Charles Krauthammer argues that Mitt Romney should not limit his case against President Obama to attacks on his economic stewardship. Romney must also make the ideological case against Obama:
If you run against Obama’s performance in contrast to your own competence, you stake your case on persona. Is that how you want to compete against an opponent who is not just more likable and immeasurably cooler but spending millions to paint you as an unfeeling, out-of-touch, job-killing, private-equity plutocrat?
Krauthammer is right, and there’s reason to think that Romney agrees. In some of his speeches and campaign ads, he now talks about idelogy, including Obama’s “you didn’t build that” moment, around which Krauthammer says Romney should build his case. We’ll get a better of idea of the role ideology will play in the campaign later this month at the Republican convention.

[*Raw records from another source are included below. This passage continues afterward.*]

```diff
+template<int NT>
+__device__ __noinline__ void trial_front(const DlbFrontDev* Fp, const DlbTrial* Tp, int s, bool summed,
                                          double* A, double* dinv, double* sh_red, int* npp)
 {
   const DlbFrontDev& F = *Fp; const DlbTrial& T = *Tp; int& np = *npp;
   extern __shared__ double sm[];
   A = sm + (A - sm); dinv = sm + (dinv - sm);
-  const int tid = threadIdx.x, lane = tid & 31, w = tid >> 5;
+  const int tid = threadIdx.x, lane = tid & 31;
   const int c0 = F.sn_first[s], nc = F.sn_first[s+1] - c0;
   const int rp = F.rows_ptr[s], r = F.rows_ptr[s+1] - rp;
   const int ld = (r + 1) | 1;
   double* Ag = T.fronts + F.front_off[s];
   for(int idx = tid; idx < ld * r; idx += NT) A[idx] = 0.0;
   __syncthreads();
+  if(summed)
+    for(int d0 = T.eg_ptr[s] + tid; d0 < T.eg_ptr[s+1]; d0 += 8 * NT)
+    {
+      unsigned int dd[8]; double v[8];
+#pragma unroll
+      for(int u = 0; u < 8; u++) { const int d = d0 + u * NT < T.eg_ptr[s+1] ? d0 + u * NT : d0; dd[u] = T.eg_dst[d]; v[u] = T.esum[d]; }
+#pragma unroll
+      for(int u = 0; u < 8; u++) if(d0 + u * NT < T.eg_ptr[s+1]) A[(dd[u] & 0xffffu) + (dd[u] >> 16) * ld] = v[u];
+    }
+  else
   for(int d0 = T.eg_ptr[s] + tid; d0 < T.eg_ptr[s+1]; d0 += 2 * NT)
   {
     int q0[2], q1[2], idx[2][8]; double g[2][8], acc[2]; unsigned int dd[2];
@@ -164,6 +366,13 @@
       __syncthreads();
     }
   prof_mark(T, np);
+  if(F.sn_parent[s] < 0)
+  {
+    const int fail = trial_root<NT>(A, r, ld, dinv, Ag, yg, T.zperm + c0, sh_red, Tp, npp);
+    if(fail >= 0 && tid == 0) atomicMin(T.minor, (long long)(c0 + fail));
+    prof_mark(T, np);
+    return;
+  }
   const int fail = front_eliminate<NT>(A, r, nc, ld, r + 1, tid, dinv);
   if(fail >= 0)
   {
@@ -174,39 +383,8 @@
   for(int j = tid >> 5; j < r; j += NT / 32)
     for(int i = lane; i < r; i += 32) Ag[i + (size_t)j * r] = A[i + j * ld];
   for(int i = tid; i < r; i += NT) yg[i] = A[r + i * ld];
-  if(F.sn_parent[s] >= 0)
-  {
-    for(int i = tid; i < nc; i += NT) T.zperm[c0 + i] = A[r + i * ld];
-    prof_mark(T, np);
-    return;
-  }
+  for(int i = tid; i < nc; i += NT) T.zperm[c0 + i] = A[r + i * ld];
   prof_mark(T, np);
-  for(int b0 = ((nc - 1) / 32) * 32; b0 >= 0; b0 -= 32)
-  {
-    const int bw = nc - b0 < 32 ? nc - b0 : 32;
-    for(int cc = w; cc < bw; cc += NT / 32)
-    {
-      double acc = 0.0;
-      for(int i = b0 + bw + lane; i < r; i += 32) acc = fma(A[i + (b0 + cc) * ld], A[r + i * ld], acc);
-      acc = warp_sum_all(acc);
-      if(lane == 0) sh_red[cc] = acc;
-    }
-    __syncthreads();
-    if(w == 0)
-    {
-      double v = lane < bw ? A[r + (b0 + lane) * ld] - sh_red[lane] : 0.0;
-      const double di = lane < bw ? dinv[b0 + lane] : 0.0;
-      for(int j = bw - 1; j >= 0; j--)
-      {
-        const double xj = __shfl_sync(0xffffffffu, v * di, j);
-        if(lane == j) v = xj;
-        else if(lane < j) v = fma(-A[(b0 + j) + (b0 + lane) * ld], xj, v);
-      }
-      if(lane < bw) A[r + (b0 + lane) * ld] = v;
-    }
-    __syncthreads();
-  }
-  for(int i = tid; i < nc; i += NT) T.zperm[c0 + i] = A[r + i * ld];
 }
 
 template<int NT>
@@ -265,6 +443,41 @@
 {
   return quadform_partial(*S, S->big_tasks, S->nbig, S->asm_small_tasks, S->nasm_small, Gpart, v, wid, nw, lane);
 }
+__device__ __noinline__ void ph_zero_level(const DlbTrial* Tp, const DlbFrontDev* Fp, int l)
+{
+  const DlbTrial& T = *Tp; const DlbFrontDev& F = *Fp;
+  const long long gtid = (long long)blockIdx.x * blockDim.x + threadIdx.x, gnt = (long long)gridDim.x * blockDim.x;
+  for(long long i = gtid; i < T.level_tmp[l]; i += gnt) F.heavy_tmp[i] = 0.0;
+  for(int q = T.level_ptr[l] + blockIdx.x; q < T.level_ptr[l+1]; q += gridDim.x)
+  {
+    const int sq = F.level_sn[q];
+    if(F.sg_flag[sq]) for(int i = F.rows_ptr[sq] + threadIdx.x; i < F.rows_ptr[sq+1]; i += blockDim.x) T.ywork[i] = 0.0;
+  }
+}
+__device__ __noinline__ void ph_elements(const DlbTrial* Tp, const DlbFrontDev* Fp)
+{
+  const DlbTrial& T = *Tp;
+  ph_zero_level(Tp, Fp, 1);
+  const int nwb = blockDim.x >> 5;
+  const int slot = (threadIdx.x & 31) * nwb + (threadIdx.x >> 5);
+  for(int e = slot * gridDim.x + blockIdx.x; e < T.n_eg_up; e += gridDim.x * blockDim.x)
+  {
+    const int d = T.eg_up[e];
+    const int q0 = T.eg_sptr[d], q1 = T.eg_sptr[d + 1];
+    double acc = 0.0;
+    for(int qb = q0; qb < q1; qb += 8)
+    {
+      int idx[8]; double g[8];
+#pragma unroll
+      for(int u = 0; u < 8; u++) { const int v = T.eg_src[qb + u < q1 ? qb + u : q0]; idx[u] = qb + u < q1 ? v : -1; }
+#pragma unroll
+      for(int u = 0; u < 8; u++) { const double* p = idx[u] >= 0 ? T.Gpart + idx[u] : g_dlb_zero; g[u] = *p; }
+#pragma unroll
+      for(int u = 0; u < 8; u++) acc += g[u];
+    }
+    T.esum[d] = acc;
+  }
+}
 struct TrialShared { DlbSparseDev S; DlbFrontDev F; DlbTrial T; };
 
 template<int NT>
@@ -291,11 +504,12 @@
   if(blockIdx.x == 0 && tid == 0) *T.minor_next = LLONG_MAX;
 
   const bool factorize = !T.have_gn;
+  if(factorize && T.nlev > 1) ph_elements(&shp.T, &shp.F);
   if(!T.have_cauchy) put_partial<NT>(part, 0, ph_quadform(&shp.S, T.Gpart, T.Jtx, wid, nw, lane), sh_red);
   if(factorize)
     for(int q = T.level_ptr[0] + blockIdx.x; q < T.level_ptr[1]; q += gridDim.x)
     {
-      trial_front<NT>(&shp.F, &shp.T, F.level_sn[q], sm, sm + (size_t)(T.max_rows + 2) * T.max_rows, sh_red, &np);
+      trial_front<NT>(&shp.F, &shp.T, F.level_sn[q], false, sm, sm + (size_t)(T.max_rows + 2) * T.max_rows, sh_red, &np);
       __syncthreads();
     }
   if(!T.have_cauchy || factorize) grid_barrier(T.bar);
@@ -325,12 +539,7 @@
       const long long s0 = T.level_sg[2*l], s1 = T.level_sg[2*l+1], s2 = T.level_sg[2*l+2];
       if(g2 > g0 || s2 > s0)
       {
-        for(long long i = gtid; i < T.level_tmp[l]; i += gnt) F.heavy_tmp[i] = 0.0;
-        for(int q = T.level_ptr[l] + blockIdx.x; q < T.level_ptr[l+1]; q += gridDim.x)
-        {
-          const int sq = F.level_sn[q];
-          if(F.sg_flag[sq]) for(int i = F.rows_ptr[sq] + tid; i < F.rows_ptr[sq+1]; i += NT) T.ywork[i] = 0.0;
-        }
+        if(l > 1) ph_zero_level(&shp.T, &shp.F, l);
         ph_gather(&shp.F.fg, g0, g1, T.fronts, 0, lane, 0);
         ph_gather(&shp.F.sg, s0, s1, T.ywork, 0, lane, g1 - g0);
         grid_barrier(T.bar);
@@ -342,7 +551,7 @@
       }
       for(int q = T.level_ptr[l] + blockIdx.x; q < T.level_ptr[l+1]; q += gridDim.x)
       {
-        trial_front<NT>(&shp.F, &shp.T, F.level_sn[q], sm, sm + (size_t)(T.max_rows + 2) * T.max_rows, sh_red, &np);
+        trial_front<NT>(&shp.F, &shp.T, F.level_sn[q], true, sm, sm + (size_t)(T.max_rows + 2) * T.max_rows, sh_red, &np);
         __syncthreads();
       }
       grid_barrier(T.bar);
```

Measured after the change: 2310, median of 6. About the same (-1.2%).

Romney isn’t the ideal candidate to talk about philosophy, but he’s not bad at it. Perhaps he’ll pick a running mate who excels in this area. Marco Rubio is the best I’ve heard on the subject.
In any case, philosophy will be an issue whether Romney likes it or not. For my money, the most effective of Obama’s many strong ads is the one called “The Choice,” in which he argues that this election isn’t about two men or two parties, but rather two sets of belief. Obama has distilled his “ideological” argument into a few powerful sentences. Romney had better be able to do the same.